Konzeptfußball und seine Umsetzung
Das Fußballspiel ist inzwischen so schnell geworden, das man mit individueller Klasse allein nicht mehr gewinnen kann. Obwohl individuelle Klasse im Konzeptfußball Spiele mitentscheiden kann. Individuelle Klasse sollte im letzten Abschnitt des Spielfeldes, sprich
vor dem Tor vorhanden sein (Straßenfußballer).
Im Konzeptfußball, wie wir ihn schulen und praktizieren, müssen wir weg von der Spezialisierung und hin zur Generalisierung in der Ausbildung. Es gibt nicht mehr den
klassischen Abwehr- oder Angriffsspieler. Beide Spielertypen müssen nach hinten und nach vorne spielen. Das schafft einen gewissen Gleichheitsgedanken und stärkt den
Teamgedanken. Es müssen regelmäßig Trainingsübungen durchgeführt werden die zu Automatismen im Spiel der eigenen Mannschaft führen. Darin liegt die taktische Arbeit, die einzelnen Mannschaftsteile und die einzelnen Spieler aufeinander abzustimmen, eine Organisation zu schaffen, die kompakt in der Offensiv- wie Defensivbewegung verschiebt. Untrennbar damit verbunden ist die Entwicklung eines Kollektivbewusstseins bei den Spielern. Sie müssen verinnerlichen, dass sie ihren Erfolg der Tatsache verdanken, dass das Ganze mehr ist als die Summe seiner Einzelteile. Der Individualist muss aus dem
Konzeptfußball kommen. Ein Führungsspieler zeichnet sich durch soziale Kompetenz aus, der seine Stärken in das Team einbringt und nicht dadurch, dass er seiner Eitelkeit frönt.
Daher ist ganz wichtig, dass auch systemorientiert trainiert wird.
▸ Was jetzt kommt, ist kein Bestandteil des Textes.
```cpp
__device__ __forceinline__ uint64_t raster_rows6(double fr0, double fr1, double fr2, double fr3, int n_img, double X, double Y, int lane) {
    return raster_rows<3, 0>(fr0, fr1, fr2, fr3, n_img, X, Y, lane) & raster_rows<3, 3>(fr0, fr1, fr2, fr3, n_img, X, Y, lane);
}

__device__ __forceinline__ uint64_t raster_rows_nv(double fr0, double fr1, double fr2, double fr3, int nv, int n_img, double X,
                                                   double Y, int lane) {
    return nv <= 4 ? raster_rows<4>(fr0, fr1, fr2, fr3, n_img, X, Y, lane) : raster_rows6(fr0, fr1, fr2, fr3, n_img, X, Y, lane);
}

__device__ __forceinline__ void raster_reward_fetch(uint64_t rowbits, const double* prefix, int lane, double& p_hi, double& p_lo) {
    p_hi = 0.0; p_lo = 0.0;
    if (rowbits) {
        const int lo = __builtin_ctzll(rowbits), hi = 64 - __builtin_clzll(rowbits);
        const double* p = prefix + lane * (IMG + 1);
        p_hi = p[hi]; p_lo = p[lo];
    }
}
__device__ __forceinline__ double raster_reward_sum(double p_hi, double p_lo) { return wave_sum_d(p_hi - p_lo); }

__device__ __forceinline__ uint64_t raster_outline(const double* v , int nv, const int32_t* fa,
                                                   const int32_t* fb, const double* gx, const double* gy, int size, int lane) {
    double cx = 0.0, cz = 0.0, nx = 0.0, nz = 0.0;
    if (lane < nv) {
        Frame2 fr = edge_frame(v[2 * fa[lane]], v[2 * fa[lane] + 1], v[2 * fb[lane]], v[2 * fb[lane] + 1]);
        cx = fr.cx; cz = fr.cz; nx = fr.nx; nz = fr.nz;
    }
    const int g = lane < size ? lane : size - 1;
    return raster_rows_nv(cx, cz, nx, nz, nv, size, gx[g], gy[g], lane);
}

__device__ __forceinline__ const uint64_t* raster_env_obst() { return nullptr; }
__device__ __forceinline__ const uint64_t* raster_env_obst(const uint64_t* p) { return p; }
template <int NF, bool PER_ENV = false, typename... ENV_OBST_ARG>
__global__ __launch_bounds__(256) void k_raster(DevCtx c, ENV_OBST_ARG... env_obst_arg) {
    constexpr bool ENV_OBST = sizeof...(ENV_OBST_ARG) == 1;
    const uint64_t* env_obst = raster_env_obst(env_obst_arg...);
    (void)env_obst;
    const int lane = threadIdx.x & (WAVE - 1);
    const int wave = (blockIdx.x * blockDim.x + threadIdx.x) / WAVE;
    const int nwaves = (gridDim.x * blockDim.x) / WAVE;
    const int total = c.b.cand_offset[c.E];
    const int items = total + (c.b.state_raster ? c.E : 0);
    const double X = c.tt->grid_x[lane], Y = c.tt->grid_y[lane];
    const uint64_t obst = ENV_OBST ? 0ull : c.b.obstacle_bits[lane];
    for (int itv = wave; itv < items; itv += nwaves) {
        const int it = __builtin_amdgcn_readfirstlane(itv);
        if (it < total) {
            const size_t ci = (size_t)it;
            const int meta = c.b.cand_rows[ci * 2];
            const int e = c.b.cand_rows[ci * 2 + 1];
            const int nv = (meta >> 16) & 0xff;
            const bool inb = (meta >> 24) & 1;
            (void)nv;
            double fr0 = 0.0, fr1 = 0.0, fr2 = 0.0, fr3 = 0.0;
            if (lane < MAXV) {
                const double2* p = reinterpret_cast<const double2*>(c.b.cand_frames + (ci * MAXV + lane) * 4);
                const double2 a = p[0], b = p[1];
                fr0 = a.x; fr1 = a.y; fr2 = b.x; fr3 = b.y;
            }
            const uint64_t occ = c.b.state_bits[(size_t)e * IMG + lane] | (ENV_OBST ? env_obst[(size_t)e * IMG + lane] : obst);
            const uint64_t bits = (NF == 4 || nv <= 4) ? raster_rows<4>(fr0, fr1, fr2, fr3, c.img, X, Y, lane)
                                                       : raster_rows6(fr0, fr1, fr2, fr3, c.img, X, Y, lane);
            const bool overlap = __ballot((bits & occ) != 0ull) != 0ull;
            double p_hi, p_lo;
            raster_reward_fetch(bits, PER_ENV ? c.b.reward_prefix + (size_t)e * (IMG * (IMG + 1)) : c.b.reward_prefix, lane, p_hi, p_lo);
            c.b.cand_bits[ci * IMG + lane] = bits;
            if (c.b.cand_raster)
                write_f32_image(c.b.cand_raster + ci * IMG * IMG, bits, lane, c.b.cand_raster_nz ? c.b.cand_raster_nz + ci : nullptr);
            const double lin = raster_reward_sum(p_hi, p_lo);
            if (lane == 0) {
                c.b.cand_lin[ci] = (float)lin;
                c.b.cand_mask[ci] = (uint8_t)(inb && !overlap);
            }
        } else {
            const int e = it - total;
            write_f32_image(c.b.state_raster + (size_t)e * IMG * IMG, c.b.state_bits[(size_t)e * IMG + lane], lane,
                            c.b.state_raster_nz ? c.b.state_raster_nz + e : nullptr);
        }
    }
}


enum { TASK_LOAD = 0, TASK_RESET = 1, TASK_STEP = 2 };
#define TASK_SALT 0x7461736B5F726E67ull
#define OBST_SALT 0x6F6273745F726E67ull
#define TASK_ROW (IMG + 1)
#define TASK_WAVES 4
#define TASK_THREADS (TASK_WAVES * WAVE)
#define TASK_ROWS_IN_FLIGHT 4
#define TASK_KZ_PAD 16
#define TASK_KZ (TASK_KZ_PAD + BRIDGES_GAUSS_TAPS + 16)
static_assert(IMG - 1 - BRIDGES_GAUSS_TAPS / 2 <= TASK_KZ_PAD && IMG - 1 + BRIDGES_GAUSS_TAPS / 2 < BRIDGES_GAUSS_TAPS + 16,
              "every tap index of a 64 x 64 canvas must fall into the padded table");
static_assert(IMG % (TASK_WAVES * TASK_ROWS_IN_FLIGHT) == 0, "map rows are dealt to the waves in batches");
#define FAMI_SALT 0x66616D695F726E67ull
__device__ __forceinline__ int family_class(uint64_t seed, uint32_t gid, uint32_t ep, int n_lo, int n_hi, const uint64_t* thr) {
    const uint64_t h0 = splitmix64((((seed & 0xFFFFFFFFull) << 32) | gid) ^ FAMI_SALT);
    const uint64_t h1 = splitmix64(h0 ^ (uint64_t)ep);
    const uint64_t r = splitmix64(h1);
    const uint64_t u = r >> 32;
    const int C = n_hi - n_lo + 1;
    if (!thr) return n_lo + (int)((u * (uint64_t)C) >> 32);
    int n = n_lo;
    for (int k = 0; k < C - 1; ++k) n += u >= thr[k] ? 1 : 0;
    return n;
}
__device__ __forceinline__ bridges_task_family task_family() { return bridges_task_family{}; }
__device__ __forceinline__ bridges_task_family task_family(const bridges_task_family& f) { return f; }
__device__ __forceinline__ bridges_task_family task_family(const bridges_task_family& f, const uint64_t*) { return f; }
__device__ __forceinline__ const uint64_t* task_thresholds() { return nullptr; }
__device__ __forceinline__ const uint64_t* task_thresholds(const bridges_task_family&) { return nullptr; }
__device__ __forceinline__ const uint64_t* task_thresholds(const bridges_task_family&, const uint64_t* thr) { return thr; }
template <bool STORE_MAP>
__device__ __forceinline__ void task_map_prefix(const uint64_t bits, const uint64_t* tb_l, const float* kz, float* map_l, double* pre_l,
                                                const int S, const int lane, const int wv, float* map_g) {
    const uint64_t nzrows = __ballot(bits != 0ull);
    const int half = BRIDGES_GAUSS_TAPS / 2;
    for (int b = 0; b < IMG / (TASK_WAVES * TASK_ROWS_IN_FLIGHT); ++b) {
        const int y0 = (wv * (IMG / TASK_WAVES)) + b * TASK_ROWS_IN_FLIGHT;
        double acc[TASK_ROWS_IN_FLIGHT];
#pragma unroll
        for (int r = 0; r < TASK_ROWS_IN_FLIGHT; ++r) acc[r] = 0.0;
        uint64_t rows = y0 < S ? nzrows : 0ull;
        while (rows) {
            const int py = __builtin_ctzll(rows);
            rows &= rows - 1ull;
            float ki[TASK_ROWS_IN_FLIGHT];
#pragma unroll
            for (int r = 0; r < TASK_ROWS_IN_FLIGHT; ++r) ki[r] = kz[py - (y0 + r) + half + TASK_KZ_PAD];
            const uint64_t row = tb_l[py];
            uint64_t m = ((uint64_t)(uint32_t)__builtin_amdgcn_readfirstlane((int)(uint32_t)(row >> 32)) << 32) |
                         (uint32_t)__builtin_amdgcn_readfirstlane((int)(uint32_t)row);
            while (m) {
                const int pxl = __builtin_ctzll(m);
                m &= m - 1ull;
                const float kx = kz[pxl - lane + half + TASK_KZ_PAD];
#pragma unroll
                for (int r = 0; r < TASK_ROWS_IN_FLIGHT; ++r) {
                    const float prod = ki[r] * kx;
                    acc[r] = acc[r] + (double)prod;
                }
            }
        }
#pragma unroll
        for (int r = 0; r < TASK_ROWS_IN_FLIGHT; ++r) {
            const int y = y0 + r;
            const float v = (lane < S && y < S) ? (float)acc[r] : 0.f;
            map_l[y * TASK_ROW + lane] = v;
            if constexpr (STORE_MAP) map_g[y * IMG + lane] = v;
        }
    }
    __syncthreads();
    if (wv == 0) {
        double run = 0.0;
        pre_l[lane * TASK_ROW] = 0.0;
        for (int x = 0; x < IMG; ++x) {
            run = run + (double)map_l[lane * TASK_ROW + x];
            pre_l[lane * TASK_ROW + x + 1] = run;
        }
    }
    __syncthreads();
}
// ... 428 lines not shown
```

Es gibt vier, fünf Grundübungen, die immer wieder gemacht werden müssen. Fehler, auch kleinste Fehler, wenn sie dem Grundgedanken der jeweiligen Übung zuwiderlaufen, müssen
korrigiert werden. Das ist immens wichtig, um auch im Training höchste Qualität zu erreichen. Nur was im Training akribisch genau erarbeitet wird, kann im Spiel funktionieren. Ein guter Trainer im Konzeptfußball zeichnet sich durch fachliche Kompetenz, durch die
Umsetzung des Fachwissens im Training und Spiel und durch Motivationsfähigkeit aus. Er muss den Spielern vermitteln, warum die jeweilige Übung gemacht wird. Es steigert die
Bereitschaft der Spieler enorm, wenn sie genau erklärt bekommen, wie ihnen eine Übung im Training am Wochenende beim Spiel helfen wird. Hier ist vom Trainer insbesondere
Überzeugungskompetenz verlangt. Ein überzeugter Spieler zeigt mehr Laufbereitschaft und Leidenschaft, beides unabdingbare Bestandteile des Konzeptfußballs.
„Konzeptfußball eröffnet nämlich die Chance, über das Team das Individuum zu schlagen.“
TuS Koblenz Jugendkonzept
Das Jugendkonzept hat die zentrale Aufgabe, jeden Jugendspieler zum Teamspieler im Fußball mit moderner Struktur optimal auszubilden. Es hat das zentrale Ziel, möglichst viele eigene Jugendspieler an den
Lizenzkader heranzuführen, um ein return on investment zu erreichen.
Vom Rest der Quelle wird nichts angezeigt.